WHAT THIS TASK INVOLVES
Which lines below contain the word "auto"? Copy each one.

Records from a dataset
=== Section Start ===

-    const unsigned gx = gridDim.x, nwg = gx * gy * gridDim.z;
-    const unsigned orig = bx + gx * (by + gy * bz);
-    const unsigned q = nwg >> 3, r = nwg & 7, xcd = orig & 7;
-    const unsigned id = (xcd < r ? xcd * (q + 1) : r * (q + 1) + (xcd - r) * q) + (orig >> 3);
-    bx = id % gx;
-    by = (id / gx) % gy;
-    bz = id / (gx * gy);
-  }
+  int bx, by, utt, ks;
   const int ksplit = a.ksplit > 1 ? a.ksplit : 1;
-  int utt, ks;
-  if (a.compact) {
-    ks = bz;
-    const int t = by + a.tile0, lane_ = threadIdx.x & 63;
-    utt = a.n_utt - 1;
-    int base = 0, local = 0;
-    bool done = false;
-    if (a.uniform_len > 0) {
-      const int tpu = (a.uniform_len + BN - 1) / BN;
-      utt = t / tpu;
-      local = t - utt * tpu;
-      done = utt < a.n_utt;
-    }
-    for (int u0 = 0; u0 < a.n_utt && !done && a.uniform_len <= 0; u0 += 64) {
-      const int u = u0 + lane_;
-      const int tiles = u < a.n_utt ? (a.seg_off[u + 1] - a.seg_off[u] + BN - 1) / BN : 0;
-      int incl = tiles;
-#pragma unroll
-      for (int d = 1; d < 64; d <<= 1) {
-        const int v = __shfl_up(incl, d, 64);
-        if (lane_ >= d) incl += v;
-      }
-      const int excl = incl - tiles;
-      const unsigned long long hit = __ballot(t >= base + excl && t < base + incl);
-      if (hit) {
-        const int src = __ffsll((long long)hit) - 1;
-        utt = u0 + src;
-        local = t - base - __shfl(excl, src, 64);
-        done = true;
-      }
-      base += __shfl(incl, 63, 64);
-    }
-    if (!done) return;
-    utt = __builtin_amdgcn_readfirstlane(utt);
-    by = __builtin_amdgcn_readfirstlane(local);
-  } else {
-    utt = bz / ksplit;
-    ks = bz % ksplit;
-  }
+  if (!gemm_tile_lookup<BN>(a, ksplit, bx, by, utt, ks)) return;
   const int lo = a.uniform_len > 0 ? a.uniform_lo0 + utt * a.uniform_len : a.seg_off[utt];
   const int hi = a.uniform_len > 0 ? lo + a.uniform_len : a.seg_off[utt + 1];
   const int row0 = lo + by * BN;
@@ -1105,6 +1113,7 @@
 void gemm_dispatch_f16(hipStream_t st, const GemmArgs& as, int tile, int epi, int npad, int n_utt, int max_rows, hipEvent_t e0, hipEvent_t e1);
 void gemm_dispatch_x3(hipStream_t st, const GemmArgs& as, int tile, int epi, int npad, int n_utt, int max_rows, hipEvent_t e0, hipEvent_t e1);
 int launch_conv_gemm16_main(hipStream_t st, const GemmArgs& a, int npad, int n_utt);
+void launch_conv_gemm_x3p(hipStream_t st, const GemmArgs& a, int tile, int npad, int n_utt, int max_rows, hipEvent_t e0, hipEvent_t e1);
 
 #ifndef STTS_GEMM_NO_LAUNCHER
 template <int BM, int BN, int WM, int WN, int KS = 1, bool GL = false, int PR = PREC_F32>
@@ -1216,6 +1225,8 @@
     case 26: launch_cfg_x3<128, 64, 4, 2, 1, 1>(st, as, epi, npad, n_utt, max_rows, e0, e1); break;
     case 27: launch_cfg_x3<128, 128, 4, 2, 1, 2>(st, as, epi, npad, n_utt, max_rows, e0, e1); break;
     case 28: launch_cfg_x3<128, 64, 4, 2, 1, 2>(st, as, epi, npad, n_utt, max_rows, e0, e1); break;
+    case 29:
+    case 30: launch_conv_gemm_x3p(st, as, tile, npad, n_utt, max_rows, e0, e1); break;
     default: launch_cfg_x3<128, 32, 2, 1>(st, as, epi, npad, n_utt, max_rows, e0, e1); break;
   }
 }
@@ -1289,7 +1300,7 @@
     x3 = false;
     force_tile -= 100;
   }
-  if (force_tile != 0 && !((force_tile >= 2 && force_tile <= 6) || force_tile == 8 || (force_tile >= 20 && force_tile <= 22) || (a.x16 && force_tile >= 25 && force_tile <= 28))) x3 = false;
+  if (force_tile != 0 && !((force_tile >= 2 && force_tile <= 6) || force_tile == 8 || (force_tile >= 20 && force_tile <= 22) || (a.x16 && force_tile >= 25 && force_tile <= 30))) x3 = false;
   int tile = force_tile;
   const bool paired = epi != EPI_STORE && epi != EPI_SPLIT_ACC;
   Plan plan;
@@ -1331,14 +1342,19 @@
     tile = 22;
     plan = Plan();
   }
-  STTS_CHECK(!(tile >= 20 && tile <= 28) || x3, "conv_gemm: tiles 20 - 28 exist for the split-fp32 contractions only");
+  STTS_CHECK(!(tile >= 20 && tile <= 30) || x3, "conv_gemm: tiles 20 - 30 exist for the split-fp32 contractions only");
   if (x3 && a.x16) {
+    static const int pipe_env = getenv("STTS_X3P_PIPE") ? atoi(getenv("STTS_X3P_PIPE")) : 1;
     static const int gl_env = getenv("STTS_X3P_GLDS") ? atoi(getenv("STTS_X3P_GLDS")) : 1;
-    if (tile < 25) tile = (tile == 5 || tile == 8 || tile == 20 || tile == 21 || tile == 22) ? (gl_env ? 27 : 25) : (gl_env ? 28 : 26);
+    const bool t128 = tile == 5 || tile == 8 || tile == 20 || tile == 21 || tile == 22;
+    if (tile < 25) tile = (pipe_env && !a.Y16) ? (t128 ? 29 : 30) : t128 ? (gl_env ? 27 : 25) : (gl_env ? 28 : 26);
     plan = Plan();
   }
-  STTS_CHECK(!(tile >= 25 && tile <= 28) || (x3 && a.x16), "conv_gemm: tiles 25 - 28 read pre-split activation planes");
-  const int bn = ((tile >= 14 && tile <= 17) || tile == 22) ? 256 : (tile == 5 || tile == 8 || tile == 11 || tile == 18 || tile == 20 || tile == 21 || tile == 25 || tile == 27) ? 128 : ((tile == 3 || tile == 4) ? 32 : 64);
+  STTS_CHECK(!(tile >= 25 && tile <= 30) || (x3 && a.x16), "conv_gemm: tiles 25 - 30 read pre-split activation planes");
+  STTS_CHECK(!(tile >= 29 && tile <= 30) || (!a.Y16 && !a.sumsq_part && epi == EPI_STORE), "conv_gemm: tiles 29 / 30 have the plain store epilogue only");
+  const int bn = ((tile >= 14 && tile <= 17) || tile == 22) ? 256
+                 : (tile == 5 || tile == 8 || tile == 11 || tile == 18 || tile == 20 || tile == 21 || tile == 25 || tile == 27 || tile == 29) ? 128
+                 : ((tile == 3 || tile == 4) ? 32 : 64);
   if (plan.full_rt == 0 && plan.rem_rt == 0) plan.full_rt = row_tiles(bn);
   if (tile == 8 || tile == 21) {
     plan.full_rt = row_tiles(bn);
diff --git a/stylish_tts_amd/csrc/gemm_tu_x3.hip b/stylish_tts_amd/csrc/gemm_tu_x3.hip
--- a/stylish_tts_amd/csrc/gemm_tu_x3.hip
+++ b/stylish_tts_amd/csrc/gemm_tu_x3.hip
@@ -1,2 +1,3 @@
 #define STTS_GEMM_TU_FORM 3
 #include "gemm.hip.h"
+#include "gemm_x3.hip.h"
diff --git a/stylish_tts_amd/csrc/gemm_x3.hip.h b/stylish_tts_amd/csrc/gemm_x3.hip.h
--- /dev/null
+++ b/stylish_tts_amd/csrc/gemm_x3.hip.h
@@ -0,0 +1,223 @@
+#pragma once
+#include "gemm.hip.h"
+
+namespace stts {
+
+template <int N>
+__device__ __forceinline__ void x3_wait_vm() {
+  static_assert(N >= 0 && N <= 63, "vmcnt immediate");
+  asm volatile("" ::: "memory");
+  __builtin_amdgcn_s_waitcnt((N & 15) | (7 << 4) | (15 << 8) | ((N >> 4) << 14));
+  asm volatile("" ::: "memory");
+}
+
+template <int BM, int BN, int NSTAGE, bool MSEG, bool PRIO>
+__global__ void __launch_bounds__(512) conv_gemm_x3_kernel(const GemmArgs a) {
+  constexpr int WARPS_M = 4, WARPS_N = 2, NW = WARPS_M * WARPS_N;
+  constexpr int WR = BN / WARPS_N, WC = BM / WARPS_M, TR = WR / 32, TC = WC / 32;
+  static_assert(WR % 32 == 0 && WC % 32 == 0 && BN % 16 == 0, "wave tile must be a multiple of 32 x 32");
+  constexpr int PLANE = (BN + BM) * 4;
+  constexpr int STG = 3 * PLANE;
+  constexpr int NI1 = (BN + BM) / 16, NI = 3 * NI1;
+  constexpr int PER = (NI + NW - 1) / NW;
+  static_assert(NSTAGE >= 3 && NSTAGE <= 4, "the tail waits below are written for three or four stages");
+  static_assert((NSTAGE - 2) * PER <= 63, "vmcnt immediate");
+  static_assert(NSTAGE * STG * 16 <= 160 * 1024, "LDS");
+  __shared__ f32x4 lds[NSTAGE * STG];
+
+  int bx, by, utt, ks;
+  if (!gemm_tile_lookup<BN>(a, 1, bx, by, utt, ks)) return;
+  (void)ks;
+  const int lo = a.uniform_len > 0 ? a.uniform_lo0 + utt * a.uniform_len : a.seg_off[utt];
+  const int hi = a.uniform_len > 0 ? lo + a.uniform_len : a.seg_off[utt + 1];
+  const int row0 = lo + by * BN;
+  if (row0 >= hi) return;
+  const int m0 = bx * BM;
+  const int tid = threadIdx.x, lane = tid & 63;
+  const int wv = tid >> 6;
+  const int wn = __builtin_amdgcn_readfirstlane(wv) / WARPS_M, wm = __builtin_amdgcn_readfirstlane(wv) % WARPS_M;
+  const int l31 = lane & 31, lh = lane >> 5;
+  const int len = hi - lo, rel0 = row0 - lo;
+
+  f32x16 acc[TR][TC];
+#pragma unroll
+  for (int i = 0; i < TR; ++i)
+#pragma unroll
+    for (int j = 0; j < TC; ++j)
+#pragma unroll
+      for (int r = 0; r < 16; ++r) acc[i][j][r] = 0.0f;
+
+  int s = 0, tap = 0, chunk = 0;
+  const unsigned short* gX = reinterpret_cast<const unsigned short*>(a.seg[0].X) + a.seg[0].xcol0;
+  const unsigned short* gW = a.seg[0].W16 + (long)utt * a.seg[0].w_utt_stride + (long)m0 * a.seg[0].ntaps * a.seg[0].kc;
+  int g_ldx = a.seg[0].ldx, g_kc = a.seg[0].kc, g_ntaps = a.seg[0].ntaps, g_dil = a.seg[0].dil, g_pad = a.seg[0].pad;
+  long g_wplane = a.seg[0].w16_plane, g_xplane = a.seg[0].x_plane;
+  int total = a.seg[0].ntaps * (a.seg[0].kc / 32);
+  if constexpr (MSEG) {
+    if (a.nseg > 1) total += a.seg[1].ntaps * (a.seg[1].kc / 32);
+    if (a.nseg > 2) total += a.seg[2].ntaps * (a.seg[2].kc / 32);
+  }
+
+  auto issue = [&](int b) {
+    const int shift = (tap - g_pad) * g_dil;
+    const char* xb = reinterpret_cast<const char*>(gX + (long)lo * g_ldx + chunk * 32);
+    const char* wb = reinterpret_cast<const char*>(gW + tap * g_kc + chunk * 32);
+    const int wrow = g_ntaps * g_kc;
+#pragma unroll
+    for (int q = 0; q < PER; ++q) {
+      const int instq = min(wv + q * NW, NI - 1);
+      const int pl = instq / NI1, inst = instq % NI1;
+      const int trow = inst * 16 + (lane >> 2);
+      const int n = trow - BN, sslot = (lane & 3) ^ ((trow >> 2) & 3);
+      const int rel = rel0 + trow + shift;
+      const bool ok = rel >= 0 && rel < len;
+      const char* xsrc = ok ? xb + pl * g_xplane * 2 + (unsigned)((rel * g_ldx + sslot * 8) * 2) : reinterpret_cast<const char*>(a.zeros);
+      const char* wsrc = wb + pl * g_wplane * 2 + (unsigned)((n * wrow + sslot * 8) * 2);
+      const char* src = inst < BN / 16 ? xsrc : wsrc;
+      __builtin_amdgcn_global_load_lds((const __attribute__((address_space(1))) void*)src,
+                                       (__attribute__((address_space(3))) void*)(lds + b * STG + pl * PLANE + inst * 64), 16, 0, 0);
+    }
+    const int w1 = tap + 1 >= g_ntaps, wk = (chunk + 1) * 32 >= g_kc;
+    const bool wrapt = (w1 & wk) != 0;
+    tap = w1 ? 0 : tap + 1;
+    chunk = wrapt ? 0 : chunk + w1;
+    if constexpr (MSEG) {
+      if (wrapt && s + 1 < a.nseg) {
+        ++s;
+        const GemmSeg& n = s == 1 ? a.seg[1] : a.seg[2];
+        gX = reinterpret_cast<const unsigned short*>(n.X) + n.xcol0;
+        gW = n.W16 + (long)utt * n.w_utt_stride + (long)m0 * n.ntaps * n.kc;
+        g_ldx = n.ldx; g_kc = n.kc; g_ntaps = n.ntaps; g_dil = n.dil; g_pad = n.pad;
+        g_wplane = n.w16_plane; g_xplane = n.x_plane;
+      }
+    }
+  };
+  auto wait_ahead = [&](int ahead) {
+    if (NSTAGE == 4 && ahead >= 2) x3_wait_vm<(NSTAGE == 4 ? 2 * PER : 0)>();
+    else if (ahead >= 1) x3_wait_vm<PER>();
+    else x3_wait_vm<0>();
+  };
+  auto barrier = [&]() {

=== Section End ===

WORKED SOLUTION
+  auto issue = [&](int b) {
+  auto wait_ahead = [&](int ahead) {
+  auto barrier = [&]() {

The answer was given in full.